Sunday, October 4, 2009

LABioMed 50 Years

Five Decades of LA BioMed Achievements

From creating the paramedic model to developing diagnostic tests that remain the standard today, LA BioMed researchers are constantly exploring advances in health care that can transform the lives and the health of all of us. Here’s a look back at some of the most significant achievements.


1960s LA BioMed scientists achieved successful fertilization through artificial implantation of the ovum, a breakthrough that would lead to the world’s first ovum transfer birth some 20 years later. The Institute’s investigators created the paramedic model for emergency care that is now a life-saving standard nationwide and identified the genetic basis for the skin disease, x-linked ichthyosis.

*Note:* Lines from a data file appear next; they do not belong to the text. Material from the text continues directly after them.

@@ -393,27 +457,14 @@
         }
     } else {
         tc::reg_alloc<CONSUMER_REGS>();
-        constexpr bool SPLIT = NPROD == 3;
         const int eg = warp >> 2, ew = warp & 3;
-        const int d = ew * 32 + lane;
         const int gq = lane >> 2, tq = lane & 3;
         const int f0 = 64 * eg + 16 * ew + gq;
-        const int fw = SPLIT ? 64 * eg + (d & 63) : d, half = SPLIT ? d >> 6 : eg;
-        const uint32_t aggcol_s = smem_u32(agg_s + fw);
-        const uint32_t accrow_s = smem_u32(acc_s + fw * ACC_PITCH);
-        const int grp_bar = GRP_BAR_ID + eg;
-        const int stage_bar = SPLIT ? grp_bar : ALL_BAR_ID, stage_threads = SPLIT ? 128 : 256;
-        const float IDENT = red_identity<RED>();
         StepGen<NSEG> gen{sched, sched_full, sched_empty, T, NMAX, lane};
-        {
-            const int row_lo = half == 0 ? 0 : (p.B >> 1), row_hi = half == 0 ? (p.B >> 1) : p.B;
-            for (int r = row_lo; r < row_hi; ++r) agg_s[r * kD + fw] = IDENT;
-        }
         uint32_t sg = 0, xs = 0;
         int w_t = -1, w_seg = -1;
         uint32_t wf[NPART][K / 16][4];
         float acc_m[32], acc_c[32];
-        float acc = IDENT;
         auto load_weights = [&](const Step &st) {
             const uint32_t *wp = reinterpret_cast<const uint32_t *>(p.wpack + (size_t)(st.t * NSEG + st.seg) * NPART * (K / 8) * 128);
 #pragma unroll
@@ -474,97 +525,41 @@
                 trace_mark(p, 13, xs);
                 tc::wgmma_wait<0>();
                 tc::fence_acc(acc_m);
-                tc::fence_acc(acc_c);
+                if (NPROD == 3) tc::fence_acc(acc_c);
                 __syncwarp();
                 if (lane == 0) mbar_arrive(&x_empty[slot]);
                 trace_mark(p, 14, xs);
                 ++xs;
                 const int evn = gen.next(nx);
-                if (SPLIT && evn == 0 && (nx.t != w_t || nx.seg != w_seg)) load_weights(nx);
+                if (evn == 0 && (nx.t != w_t || nx.seg != w_seg)) load_weights(nx);
                 if (s.seg == NSEG - 1) {
                     trace_mark(p, 20, sg);
-                    named_bar_sync(stage_bar, stage_threads);
+                    mbar_wait(acc_empty, (sg & 1) ^ 1);
+                    trace_mark(p, 21, sg);
 #pragma unroll
                     for (int j = 0; j < 8; ++j) {
                         if (8 * j < 16 * nb) {
 #pragma unroll
                         for (int h = 0; h < 2; ++h) {
                             float v0 = acc_m[4 * j + 2 * h], v1 = acc_m[4 * j + 2 * h + 1];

1970s LA BioMed’s renowned developmental biology research team discovered the key to stimulating human growth. Other teams of LA BioMed investigators pioneered diagnostic tests that remain the standard today, including the modern cholesterol test, a test to detect Tay-Sachs disease carriers and a thyroid deficiency test for infants now used in most of the industrialized world to help prevent irreversible developmental disabilities. The Institute also patented an implant that helped surgeons reconstruct severely injured jaws.

1980s Enormous technological advances and growth for the campus came in the 1980s, including the establishment of a Perinatal Clinical Research Center, one of eight in the United States dedicated to research involving mothers and infants. LA BioMed investigators helped develop refined synthetic surfactants that have saved the lives of thousands of premature babies, and they evaluated vaccines for influenza, herpes simplex and much more. They also performed the first ovum transfer, laying the groundwork for a procedure that’s resulted in more than 47,000 births to infertile couples in the U.S. alone.

1990s Continuing to pioneer treatments and technologies to improve human health in the 1990s, LA BioMed advances included the use of new, non-invasive techniques for detecting breast cancer, the development an inexpensive treatment for eye diseases that’s saved the sight of thousands of children in underdeveloped nations, the use of antiviral medications to treat HIV infections and an enzyme replacement therapy to help young victims of a devastating genetic disorder, Hurler-Scheie disease. The Institute’s scientists played key roles in the development of innovative approaches to prenatal care which have virtually eliminated in this country maternal-fetal transmission of the virus which causes AIDS and the innovation of stent technology to treat surgically devastating abdominal aneurysms.
2000 LA BioMed investigators developed new rehabilitation strategies for millions of sufferers of Chronic Obstructive Pulmonary Disorder (COPD)
and other disorders. The Institute spawned four new biotechnology startups, which are already generating $6 million in economic activity in the region. As the Institute enters the next decade, its 150 researchers continue the quest for new treatments and cures. The Institute’s investigators are engaged in more than 1,000 studies including a major effort to develop the next generation of antibiotics, new therapeutic and diagnostic approaches to lung disease, refining methods for earlier identification of Type II diabetes, studies in the relationship between cardiovascular and kidney diseases, development of enhanced breast cancer detection technology, a novel therapy to treat sickle cell disease, the prevention of blindness in children in developing nations, advances in male infertility treatments and male contraceptives and much more.